One of the most universally shared attitudes is that the scab is a wretched character. He is unscrupulous and sneakily in league with the “boss.” Together, scab and boss plot to deprive union workers of their rights, and of the jobs that are legitimately theirs. Scabs are hired to force union workers to accept lower wages. When it becomes known that scabs are also used to beat up union workers and pickets, the case is virtually complete—the scab is the greatest enemy of the worker.
These are the facts that are taught in many of our centers of learning, to be challenged only at the risk of one’s reputation as a scholar. Nevertheless, this flummery must be refuted.
The first point to establish is that a job is not a thing which can be owned by a worker—or by anyone else. A job is the manifestation of a trade between a worker and an employer. The worker trades his labor for the money of the employer, at some mutually agreeable rate of exchange. So when we speak of “my job,” we are only talking figuratively.
Although we are in the habit of using such phrases as “my job,” “my customer,” and “my tailor,” we do not presume ownership in any of these instances. Take first the case of “my customer.” If this phrase were taken literally, it would denote that the merchant has an ownership right over the “custom” of the people who habitually buy from him. He would own the customer’s patronage and he would, therefore, have a right to object if “his” customer patronized another merchant.
The sword cuts both ways. Let us take the case of “my tailor.” If we were to take this phrase literally, we would have to say that the tailor may not shut down his shop, relocate, or declare himself bankrupt, without the permission of the customers. He is “their” tailor.
In both these cases, of course, it is clear that the possessive pronoun is not meant to imply literal possession. Clearly, neither buyer or seller has the right to insist upon the permanence of a business relationship, unless of course, a long-term contract has been agreed upon by both parties. Then, and only then, would the merchant and the customer have the right to object if either party ended the relationship without the consent of the other.
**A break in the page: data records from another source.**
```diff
@@ -1521,16 +1612,25 @@
                make_cam(c), min_thr_mod, cang_min_edge, max_radius, loc_uncertainty, enable_dev);
     return RB_OK;
 }
-
-__device__ __forceinline__ bool d_reg_a(const KLSoA &kl, int i, double *__restrict__ r, double *__restrict__ s,
-                                        unsigned char *__restrict__ set, double thresh) {
+int rb_match_enqueue(rb_ctx *c, rb_map *neu, rb_map *old, const DMatchArgs *args_dev, const double *R_dev,
+                     double min_thr_mod, double min_thr_ang, double max_radius, double loc_uncertainty,
+                     const int *do_match_dev) {
+    const double cang_min_edge = cos(min_thr_ang * M_PI / 180.0);
+    const TrackState &t = neu->ts_host;
+    RB_KLAUNCH(k_match, rb_div_up(c->kcap * DM_G, 128), 128, 0, neu->kl, neu->st, old->kl, (const int *)old->mask,
+               (const FmBest *)t.fm_best, args_dev, R_dev, t.reg_r, t.reg_s, make_cam(c), min_thr_mod, cang_min_edge,
+               max_radius, loc_uncertainty, do_match_dev);
+    return RB_OK;
+}
+
+__device__ __forceinline__ bool d_reg_vals(const KLSoA &kl, int i, const double *rho, const double *s_rho, double thresh,
+                                           double &r_out, double &s_out) {
     bool did = false;
-    unsigned char sv = 0;
     const int ni = kl.n_id[i], pi = kl.p_id[i];
     if (ni >= 0 && pi >= 0) {
-        const double krho = kl.rho[i], ks = kl.s_rho[i];
-        const double nrho = kl.rho[ni], ns = kl.s_rho[ni];
-        const double prho = kl.rho[pi], ps = kl.s_rho[pi];
+        const double krho = rho[i], ks = s_rho[i];
+        const double nrho = rho[ni], ns = s_rho[ni];
+        const double prho = rho[pi], ps = s_rho[pi];
         const double d = nrho - prho;
         if (!(d * d > ns * ns + ps * ps)) {
             const float2 nm = kl.m_m[ni], pmv = kl.m_m[pi];
@@ -1542,14 +1642,18 @@
                 const double wr = 1 / (ks * ks);
                 const double wrn = alpha / (ns * ns);
                 const double wrp = alpha / (ps * ps);
-                r[i] = (krho * wr + nrho * wrn + prho * wrp) / (wr + wrn + wrp);
-                s[i] = (ks * wr + ns * wrn + ps * wrp) / (wr + wrn + wrp);
-                sv = 1;
+                r_out = (krho * wr + nrho * wrn + prho * wrp) / (wr + wrn + wrp);
+                s_out = (ks * wr + ns * wrn + ps * wrp) / (wr + wrn + wrp);
                 did = true;
             }
         }
     }
-    set[i] = sv;
+    return did;
+}
+__device__ __forceinline__ bool d_reg_a(const KLSoA &kl, int i, double *__restrict__ r, double *__restrict__ s,
+                                        unsigned char *__restrict__ set, double thresh) {
+    const bool did = d_reg_vals(kl, i, kl.rho, kl.s_rho, thresh, r[i], s[i]);
+    set[i] = did ? 1 : 0;
     return did;
 }
 __global__ void __launch_bounds__(256) k_regularize_a(KLSoA kl, MapState *st, double *__restrict__ r,
@@ -1690,6 +1794,45 @@
     RB_KLAUNCH(k_regb_ekf, nb, 256, 0, m->kl, (const MapState *)m->st, (const double *)t.reg_r, (const double *)t.reg_s,
                (const unsigned char *)t.reg_set, vel_dev, c->zfm, q_abs, loc_unc, do_map_dev, fs, ost,
                (const LMState *)&m->ts->lm, nav, fa);
+    return RB_OK;
+}
+
+__global__ void __launch_bounds__(256) k_reg_ekf(KLSoA kl, MapState *st, const double *__restrict__ r,
+                                                 const double *__restrict__ s, double thresh, FrameState *fs,
+                                                 int match_threshold, double zf, double q_abs, double loc_unc, KLSoA old,
+                                                 const MapState *ost, const double *__restrict__ Rp, const LMState *lm,
+                                                 rb_nav *nav, const FrameArgs *fa) {
+    pdl_wait();
+    pdl_launch();
+    if (blockIdx.x == gridDim.x - 1 && threadIdx.x == 0) {
+        d_frame_post_match(fs, st, match_threshold);
+        st->do_map = fs->do_map;
+        if (nav) d_frame_finish(fs, st, ost, lm->score, nav, fa, false);
+        else d_frame_pose(fs);
+    }
+    const int i = blockIdx.x * blockDim.x + threadIdx.x;
+    if (i < ost->kn) d_rotate(old, i, Rp, zf);
+    const bool en = fs->do_match && st->nmatch >= match_threshold;
+    bool did = false;
+    if (i < st->kn) {
+        double rho = r[i], s_rho = s[i];
+        if (en) did = d_reg_vals(kl, i, r, s, thresh, rho, s_rho);
+        if (en && kl.m_id[i] >= 0) {
+            d_ekf(kl, i, rho, s_rho, fs->V, zf, q_abs, loc_unc);
+        } else {
+            kl.rho[i] = rho;
+            kl.s_rho[i] = s_rho;
+        }
+    }
+    const unsigned int bal = __ballot_sync(0xffffffffu, did);
+    if ((threadIdx.x & 31) == 0 && bal) atomicAdd(&st->reg_num, __popc(bal));
+}
+int rb_reg_ekf_enqueue(rb_ctx *c, rb_map *m, rb_map *old, double thresh, FrameState *fs, int match_threshold,
+                       double q_abs, double loc_unc, const double *R_dev, rb_nav *nav, const FrameArgs *fa) {
+    const TrackState &t = m->ts_host;
+    RB_KLAUNCH(k_reg_ekf, rb_div_up(c->kcap, 256), 256, 0, m->kl, m->st, (const double *)t.reg_r,
+               (const double *)t.reg_s, thresh, fs, match_threshold, c->zfm, q_abs, loc_unc, old->kl,
+               (const MapState *)old->st, R_dev, (const LMState *)&m->ts->lm, nav, fa);
     return RB_OK;
 }
 
diff --git a/rebvo_b200/csrc/tracker.cuh b/rebvo_b200/csrc/tracker.cuh
--- a/rebvo_b200/csrc/tracker.cuh
+++ b/rebvo_b200/csrc/tracker.cuh
@@ -65,6 +65,11 @@
                                  double loc_uncertainty, const int *enable_dev);
 int rb_regularize_enqueue(rb_ctx *c, rb_map *m, double thresh, const int *enable_dev);
 struct rb_nav;
+int rb_match_enqueue(rb_ctx *c, rb_map *neu, rb_map *old, const DMatchArgs *args_dev, const double *R_dev,
+                     double min_thr_mod, double min_thr_ang, double max_radius, double loc_uncertainty,
+                     const int *do_match_dev);
+int rb_reg_ekf_enqueue(rb_ctx *c, rb_map *m, rb_map *old, double thresh, FrameState *fs, int match_threshold,
+                       double q_abs, double loc_unc, const double *R_dev, rb_nav *nav, const FrameArgs *fa);
 int rb_regularize_ekf_enqueue(rb_ctx *c, rb_map *m, double thresh, FrameState *fs, int match_threshold,
                               const double *vel_dev, double q_abs, double loc_unc, const int *do_map_dev,
                               const MapState *ost = nullptr, rb_nav *nav = nullptr, const FrameArgs *fa = nullptr);
```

Now let us consider “my job.” What is the worker implying when he objects to the scab taking “his” job away? The worker is arguing as though he owned the job. He is, in other words, assuming that service, after a certain period of time, obligates the employer to the employee as strictly as if they had agreed to a contract. But in fact, the employer has never obligated himself contractually.
One wonders how the workers would react if the principle upon which their anti-scab feeling is based were adopted by the employer. How would they feel if employers assumed the right to forbid long-term workers from leaving their employment? What if he accused another employer who dared to hire “his” worker of being a scab! Yet the situation is entirely symmetrical.
Clearly, there is something wrong with an argument which asserts that once people voluntarily agree to trade, they are thereafter compelled to continue to trade. By what shift in logic is a voluntary relationship converted into a strictly involuntary relationship? Hiring an individual does not imply slave-holding rights over that person, nor does having worked for an employer give one the right to a job. It should be evident that the worker never “owns” the job, that it is not “his” job. The scab, therefore, is guilty of no irregularity when he takes the job which the worker formerly held.
The issue of violence between workers and scabs is a separate issue. The initiation of violence is condemnable, and when scabs initiate violence, they deserve our censure. But the initiation of violence is not their defining characteristic. When they engage in it, they do so as individuals, not as scabs qua scabs. Milkmen, after all, sometimes go berserk and commit aggression against nonaggressors. No one would take this as proof that the delivery of milk is an intrinsically evil enterprise. In like manner, the use of illegitimate violence on the part of scabs does not render the enterprise of scabbing illegitimate.
In recent times, the muddled and inconsistent thinking about scabs has become increasingly evident. Liberals, traditionally most vociferous in denouncing scabs, have of late shown signs of confusion on this issue. They have come to realize that in virtually all cases the scabs are poorer than the workers they seek to replace. And liberals have almost always championed the poor worker. Also, the specter of racism has been raised. In many cases, black scabs have been pitted against white (unionized) workers, Mexican workers against Mexican-American workers, Japanese workers against higher paid American workers.
The Ocean Hill-Brownsville decentralization school board clash in Brooklyn, New York, is a dramatic case in point. Under the local school board system, Rhody McCoy, the black school board administrator, fired several white teachers for alleged racist behavior toward their young black pupils. In response, the white dominated United Federation of Teachers Union struck the entire New York City educational system, including Ocean Hill-Brownsville. If the black Ocean Hill-Brownsville school district was to continue to function, unit administrator McCoy would have to find replacements for the striking white teachers. He did, and they were, naturally, scabs. Hence, the quandary faced by the liberals: on the one hand, they were unalterably opposed to scabs, but on the other hand, they were unalterably opposed to the racism of the United Federation of Teachers. Clearly, there was more heat than light in their attitudes.
Scabs obviously have been unjustly maligned. Employment does not give the employee any proprietary privileges closed to workers who wish to compete for the same job. Scabbing and free competition are opposite sides of the same coin.